Instructions for the task -
A single figure is wanted: the count of lines below containing the string "kIdxLine".

Dataset records:
——————

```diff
-        uint16_t *const ptrash = pbuf + 2u * kIdxLine;
-        bool done = start_done;
-#ifdef CRYO_IDX_PROF
-        uint32_t prof_dry = 0, prof_live = 0, prof_turns = 0;
+        uint32_t dn = start_done ? kPairDone : 0u;
+#ifdef CRYO_IDX_PROF
+        uint32_t prof_dry = 0, prof_live = 0, prof_turns = 0, prof_tok = 0;
         const unsigned long long t_w0 = __builtin_amdgcn_s_memtime();
 #endif
         auto turn = [&]() __attribute__((always_inline)) {
             const uint32_t filled = mb_load(mb_filled + lane);
             asm volatile("" ::: "memory");
-            const uint32_t w0 = *reinterpret_cast<const uint32_t *>(s_ring + rb + (pos & (kIdxRing - 4u)));
-            const uint32_t w1 = *reinterpret_cast<const uint32_t *>(s_ring + rb + ((pos + 4u) & (kIdxRing - 4u)));
-            const uint32_t w2 = *reinterpret_cast<const uint32_t *>(s_ring + rb + ((pos + 8u) & (kIdxRing - 4u)));
-            const bool live = !done & (pos < vend);
-            const bool canread = (pos + 8u <= filled) | (filled >= vend);
-            const uint32_t x = __builtin_amdgcn_alignbyte(w1, w0, pos & 3u);
-            const bool go = live & canread;
-            starved = (live & !canread) ? starved + 1u : 0u;
-#ifdef CRYO_IDX_PROF
-            prof_dry += (live & !canread) ? 1u : 0u;
+            const uint32_t sh = pos & 3u;
+            const uint32_t *const rd = reinterpret_cast<const uint32_t *>(s_ring + rb + (pos & (kIdxRing - 4u)));
+            const uint32_t d0 = rd[0], d1 = rd[1], d2 = rd[2], d3 = rd[3], d4 = rd[4];
+            static_assert(kIdxRing - 4u + 20u <= kIdxStride && kLz4HopWindow <= kIdxStride - kIdxRing, "the window ends inside the mirror");
+            const uint32_t w0 = lz4_hop_align(d1, d0, sh), w1 = lz4_hop_align(d2, d1, sh);
+            const uint32_t w2 = lz4_hop_align(d3, d2, sh), w3 = lz4_hop_align(d4, d3, sh);
+            const bool live = (dn == 0u) & (pos < vend);
+            const int have = (int)(filled - pos);
+            const uint32_t valid = filled >= vend ? kLz4HopWindow : (uint32_t)(have < 0 ? 0 : have > (int)kLz4HopWindow ? (int)kLz4HopWindow : have);
+            const Lz4Hop h = lz4_hop(w0, w1, w2, w3, valid, live ? vend - pos : 0u, kcap - k, state);
+            starved = (live & !h.went) ? starved + 1u : 0u;
+#ifdef CRYO_IDX_PROF
+            prof_dry += (live & !h.went) ? 1u : 0u;
             prof_live += live ? 1u : 0u;
-#endif
-            const uint32_t ll = (x >> 4) & 15u, e1 = (x >> 8) & 255u, tmn = x & 15u;
-            const bool l15 = ll == 15u;
-            const uint32_t q2 = pos + 3u + ll + (l15 ? e1 + 1u : 0u);
-            const bool tok = go & (state == 0u);
-            const bool rare = tok & ((l15 & (e1 == 255u)) | (q2 > vend));
-            const bool plain = tok & !rare;
-            const uint32_t nx = ~x;
-            const uint32_t n = nx ? (uint32_t)__builtin_ctz(nx) >> 3 : 4u;
-            const bool extb = go & (state == 2u);
-            *(tok ? pbuf + (k & (2u * kIdxLine - 1u)) : ptrash) = (uint16_t)(pos - delta);
-            k += tok ? 1u : 0u;
-            tm = tok ? tmn : tm;
-            const uint32_t st_tok = tmn == 15u ? 2u : 0u;
-            uint32_t npos = plain ? q2 : pos, nstate = plain ? st_tok : state;
-            {
-                const bool dbl = plain & !l15 & (tmn != 15u) & (ll <= 2u) & (q2 < vend) & (k < kcap);
-                const uint32_t x1 = __builtin_amdgcn_alignbyte(w2, w1, pos & 3u);
-                const unsigned long long xx = ((unsigned long long)x1 << 32) | x;
-                const uint32_t y = (uint32_t)(xx >> (8u * (3u + ll)));
-                const uint32_t llb = (y >> 4) & 15u, e1b = (y >> 8) & 255u, tmb = y & 15u;
-                const bool l15b = llb == 15u;
-                const uint32_t q2b = q2 + 3u + llb + (l15b ? e1b + 1u : 0u);
-                const bool rec2 = dbl & !(l15b & (e1b == 255u));
-                *(rec2 ? pbuf + (k & (2u * kIdxLine - 1u)) : ptrash) = (uint16_t)(q2 - delta);
-                k += rec2 ? 1u : 0u;
-                tm = rec2 ? tmb : tm;
-                const bool last2 = rec2 & (q2b > vend);
-                const bool adv2 = rec2 & !last2;
-                npos = adv2 ? q2b : npos;
-                nstate = adv2 ? (tmb == 15u ? 2u : 0u) : nstate;
-                done = done | last2;
-            }
-            npos = extb ? pos + (n == 4u ? 4u : n + 1u) : npos;
-            nstate = extb ? (n == 4u ? 2u : 0u) : nstate;
-            done = done | !live | (k >= kcap) | (starved >= kPairStarve);
-            pos = npos;
-            state = nstate;
-            {
-                const bool longm = extb & (n == 4u) & !done;
-                if (__builtin_expect(wave_any(longm), 0)) {
+            prof_tok += h.nrec;
+#endif
+            const uint32_t base = pos - delta;
+            pbuf[k & (2u * kIdxLine - 1u)] = (uint16_t)base;
+            pbuf[(k + 1u) & (2u * kIdxLine - 1u)] = (uint16_t)(base + h.rec1);
+            pbuf[(k + 2u) & (2u * kIdxLine - 1u)] = (uint16_t)(base + h.rec2);
+            k += h.nrec;
+            dn = (h.done | !live | (k >= kcap) | (starved >= kPairStarve)) ? kPairDone : dn;
+            const bool ext4 = h.went & (state == 2u) & (h.n == 4u);
+            pos += h.adv;
+            state = h.state;
+            if (__builtin_expect(wave_any(ext4 | h.rare | (state == 1u)), 0)) {
+                const bool longm = ext4 & (dn == 0u);
+                if (wave_any(longm)) {
                     const uint32_t a0 = pos & ~3u;
                     uint32_t m = 0;
                     bool run = longm;
@@ -240,24 +222,13 @@
                     const uint32_t far = a0 + 4u * m;
                     pos = (longm & (far > pos)) ? far : pos;
                 }
+                const bool slow = h.rare | ((dn == 0u) & (state == 1u));
+                if (slow && lz4_hop_rare(h, w0, vend, pos, state, acc, tm)) dn = kPairDone;
+                state = dn != 0u ? 0u : state;
             }
-            const bool slow = rare | (!done & (state == 1u));
-            if (__builtin_expect(wave_any(slow), 0)) {
-                if (rare) {
-                    if (l15 && e1 == 255u) { state = 1u; acc = 15u + 255u; pos += 2u; }
-                    else done = true;
-                } else if (slow && pos < vend && live && canread) {
-                    if (n == 4u) { acc += 1020u; pos += 4u; if (acc >= vend) done = true; }
-                    else {
-                        acc += 255u * n + ((x >> (8u * n)) & 255u);
-                        const uint32_t q = pos + n + 1u + acc;
-                        if (acc >= vend || q + 2u > vend) done = true;
-                        else { pos = q + 2u; state = tm == 15u ? 2u : 0u; }
-                    }
-                }
-            }
-            mb_store(mb_pos + lane, pos | (done ? 0x80000000u : 0u));
+            mb_store(mb_pos + lane, pos | dn);
         };
+        static_assert(4u * kLz4HopTokens <= kIdxLine && kIdxLine - 1u + 4u * kLz4HopTokens < 2u * kIdxLine, "pbuf holds four turns behind a PAIR_PUT");
 #define PAIR_LINE_COPY(ps_, pd_)                                                                 \
         {                                                                                        \
             const uint4 v0_ = *reinterpret_cast<const uint4 *>(ps_);                             \
@@ -273,19 +244,19 @@
             PAIR_LINE_COPY(ps_, pd_)                                                             \
             if (st_) ls++;                                                                       \
         }
-        if (wave_any(!done)) {
+        if (wave_any(dn == 0u)) {
             do {
                 PAIR_PUT()
                 turn(); turn(); turn(); turn();
 #ifdef CRYO_IDX_PROF
                 prof_turns += 4u;
 #endif
-            } while (wave_any(!done));
+            } while (wave_any(dn == 0u));
         }
 #ifdef CRYO_IDX_PROF
         if ((blockIdx.x & 255u) == 0u && lane < 2u)
-            printf("[pair] walker %u.%u lane %u: %u turns, live %u, dry %u, %llu ticks, k %u\n", blockIdx.x, pair, lane, prof_turns, prof_live, prof_dry,
-                   __builtin_amdgcn_s_memtime() - t_w0, k);
+            printf("[pair] walker %u.%u lane %u: %u turns, live %u, dry %u, %llu ticks, k %u, tokens %u\n", blockIdx.x, pair, lane, prof_turns, prof_live,
+                   prof_dry, __builtin_amdgcn_s_memtime() - t_w0, k, prof_tok);
 #endif
         if (owner) {
             PAIR_PUT()
```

## Issue input prefetch loads unconditionally and defer their consumption across batches

Applied to the files above, without the earlier changes.

Replaces the conditional top_up with top_up_all, which always issues three clamped global loads into staging registers and commits them later in take_up at the start of the next batch. The top-up is also moved after the far-match loads so those loads are in flight together. The goal is to hide global load latency behind the sequence copy instead of waiting on it inside the batch. Alongside this, lane_runs now handles a 16-byte tail directly, the unused lane_copies_v2 helpers are deleted, and the single-table index entry lookup is clamped rather than branched. The cost is more registers, redundant loads when nothing is stale, and extra complexity in the ordering between refill and take_up.

Measured after the change: 1137 before, 1148 after (median of 6 runs). About the same (+0.9%).

```diff
diff --git a/pg_cryogen_amd/csrc/lz4_copy.h b/pg_cryogen_amd/csrc/lz4_copy.h
--- a/pg_cryogen_amd/csrc/lz4_copy.h
+++ b/pg_cryogen_amd/csrc/lz4_copy.h
@@ -24,7 +24,7 @@
                                  const uint4 xa, const uint4 xb, uint32_t &spill)
 {
     uint32_t it = 0;
-    bool go = rem >= 16u;
+    bool go = rem > 16u;
     if (wave_any(go)) {
         do {
             const uint32_t di = dv & (R - 1u);
@@ -36,7 +36,7 @@
             if (go && di + 16u > R) spill = di + 16u - R;
             const uint32_t step = go ? 16u : 0u;
             sv += step; dv += step; rem -= step; it += step;
-            go = rem >= 16u;
+            go = rem > 16u;
         } while (wave_any(go));
     }
     const bool lap = rem != 0u && it != 0u && !far;
@@ -53,6 +53,7 @@
         if (!far) __builtin_memcpy(&v, sbase + (sv & SMASK), 16);
         uint32_t di = dv & (R - 1u);
         if (di + rem > R) spill = di + rem - R;
+        if (rem & 16u) __builtin_memcpy(ring + di, &v, 16);
         if (rem & 8u) { __builtin_memcpy(ring + di, &v.x, 8); di += 8u; v.x = v.z; v.y = v.w; }
         if (rem & 4u) { __builtin_memcpy(ring + di, &v.x, 4); di += 4u; v.x = v.y; }
         if (rem & 2u) { const uint16_t h = (uint16_t)v.x; __builtin_memcpy(ring + di, &h, 2); di += 2u; v.x >>= 16; }
@@ -60,66 +61,6 @@
     }
 }
 
-
-template <uint32_t R>
-__device__ inline void lane_tail_pieces(uint8_t *ring, uint4 v, const uint32_t rem, uint32_t di, uint32_t &spill)
-{
-    if (di + rem > R) spill = di + rem - R;
-    if (rem & 8u) { __builtin_memcpy(ring + di, &v.x, 8); di += 8u; v.x = v.z; v.y = v.w; }
-    if (rem & 4u) { __builtin_memcpy(ring + di, &v.x, 4); di += 4u; v.x = v.y; }
-    if (rem & 2u) { const uint16_t h = (uint16_t)v.x; __builtin_memcpy(ring + di, &h, 2); di += 2u; v.x >>= 16; }
-    if (rem & 1u) ring[di] = (uint8_t)v.x;
-}
-template <uint32_t R, uint32_t N, typename T>
-__device__ inline void lane_store(uint8_t *ring, const uint32_t dv, const T &v, uint32_t &spill)
-{
-    const uint32_t di = dv & (R - 1u);
-    __builtin_memcpy(ring + di, &v, N);
-    if (di + N > R) spill = di + N - R;
-}
-
-template <uint32_t R>
-__device__ inline void lane_copies_v2(uint8_t *ring, const uint8_t *in, const uint32_t L, const uint32_t lpos, const uint32_t dl,
-                                      const uint32_t ML, const uint32_t msrc, const uint32_t dm, const bool isfar,
-                                      const uint4 xfa, const uint4 xfb, uint32_t &spill)
-{
-    uint4 la = make_uint4(0, 0, 0, 0), lc = la, ma = xfa;
-    const bool l2 = L > 16u && L <= 32u;
-    if (L != 0u) __builtin_memcpy(&la, in + (lpos & kInMask), 16);
-    if (l2) __builtin_memcpy(&lc, in + ((lpos + L - 16u) & kInMask), 16);
-    if (ML != 0u && !isfar) __builtin_memcpy(&ma, ring + (msrc & (R - 1u)), 16);
-    if (L >= 16u) lane_store<R, 16>(ring, dl, la, spill);
-    if (l2) lane_store<R, 16>(ring, dl + L - 16u, lc, spill);
-    if (ML == 16u || (ML > 16u && isfar)) lane_store<R, 16>(ring, dm, ma, spill);
-    if (ML >= 8u && ML < 16u) {
-        const uint32_t s = ML - 8u;
-        const bool hi = s >= 4u;
-        const uint32_t a = hi ? ma.y : ma.x, b = hi ? ma.z : ma.y, c = hi ? ma.w : ma.z;
-        const uint2 head = make_uint2(ma.x, ma.y);
-        const uint2 tail = make_uint2(__builtin_amdgcn_alignbyte(b, a, s), __builtin_amdgcn_alignbyte(c, b, s));
-        lane_store<R, 8>(ring, dm, head, spill);
-        lane_store<R, 8>(ring, dm + s, tail, spill);
-    }
-    if (ML >= 4u && ML < 8u) {
-        const uint32_t s = ML - 4u;
-        const uint32_t tail = __builtin_amdgcn_alignbyte(ma.y, ma.x, s);
-        lane_store<R, 4>(ring, dm, ma.x, spill);
-        lane_store<R, 4>(ring, dm + s, tail, spill);
-    }
-    const bool lshort = L != 0u && L < 16u, mshort = ML != 0u && ML < 4u;
-    if (wave_any(lshort | mshort)) {
-        if (lshort) lane_tail_pieces<R>(ring, la, L, dl & (R - 1u), spill);
-        if (mshort) lane_tail_pieces<R>(ring, ma, ML, dm & (R - 1u), spill);
-    }
-    if (wave_any(L > 32u)) {
-        const uint4 z = make_uint4(0, 0, 0, 0);
-        lane_runs<R, kInMask>(ring, in, L > 32u ? L - 16u : 0u, lpos + 16u, dl + 16u, false, z, z, spill);
-    }
-    if (wave_any(ML > 16u)) {
-        const uint32_t done = isfar ? 16u : 0u;
-        lane_runs<R, R - 1u>(ring, ring, ML > 16u ? ML - done : 0u, msrc + done, dm + done, isfar, xfb, xfb, spill);
-    }
-}
 
 template <uint32_t R, uint32_t TMAX, bool NOLIT = false>
 __device__ inline void seq_copy(Wave<R> &w, const CopyLds<R, TMAX> &L, const uint32_t nseq, const uint32_t ostart,
diff --git a/pg_cryogen_amd/csrc/lz4_dec2.hip b/pg_cryogen_amd/csrc/lz4_dec2.hip
--- a/pg_cryogen_amd/csrc/lz4_dec2.hip
+++ b/pg_cryogen_amd/csrc/lz4_dec2.hip
@@ -55,7 +55,10 @@
         if (MULTI) {
             const uint16_t *q = i < len0 ? t0 + i : (i < len0 + len1 ? t1 + (i - len0) : t2 + (i - len0 - len1));
             if (i < len0 + len1 + len2) e = *q;
-        } else if (i < len0) e = t0[i];
+        } else {
+            const uint32_t last = len0 != 0u ? len0 - 1u : 0u;
+            e = t0[i < last ? i : last];
+        }
         return e;
     }
     __device__ inline void advance(const uint32_t n)
@@ -82,6 +85,7 @@
 {
     const uint32_t lane = w.lane;
     const uint32_t vend = w.vend;
+    w.take_up();
     if (vend < 32u || B < 32u || navail == 0u) return 0;
     const uint32_t vsafe = vend - 16u;
     if (vp + 64u > vsafe || w.op + 64u > B) return 0;
@@ -133,11 +137,6 @@
     if (!(st.ablate & 2u)) w.flush();
     else w.flushed = w.op & ~(kChunk - 1u);
     stamp(st, 2);
-    if (!(st.ablate & 4u)) w.top_up(); else w.nstale = 0;
-    if (nseq == 0u) return 0;
-    const uint32_t T = lane_get(oend, nseq - 1u);
-    const uint32_t used = lane_get(pos + dlen, nseq - 1u) - vp;
-    epre = ix.entry(nseq, lane);
     uint4 xfa, xfb;
     asm volatile("" : "=v"(xfa.x), "=v"(xfa.y), "=v"(xfa.z), "=v"(xfa.w), "=v"(xfb.x), "=v"(xfb.y), "=v"(xfb.z), "=v"(xfb.w));
     if (lane < nseq && isfar && !(st.ablate & 1u)) {
@@ -145,6 +144,11 @@
         __builtin_memcpy(&xfa, g, 16);
         __builtin_memcpy(&xfb, g + 16, 16);
     }
+    if (!(st.ablate & 4u)) w.top_up_all(); else w.nstale = 0;
+    if (nseq == 0u) return 0;
+    const uint32_t T = lane_get(oend, nseq - 1u);
+    const uint32_t used = lane_get(pos + dlen, nseq - 1u) - vp;
+    epre = ix.entry(nseq, lane);
     stamp(st, 3);
     seq_copy<R, kT2>(w, L, nseq, ostart, ll, ml, off, pos + k, T, isfar, xfa, xfb, st);
     vp += used;
@@ -324,6 +328,7 @@
                 if (n == 0u) st.zero_batches++;
                 more = n >= 8u || (n != 0u && n == navail);
             } while (more);
+            w.take_up();
             poor = n < 4u ? poor + 1u : 0u;
             if (poor >= 3u) { skip = 8u; poor = 0u; }
         } else {
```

——————

Finished exercise -
7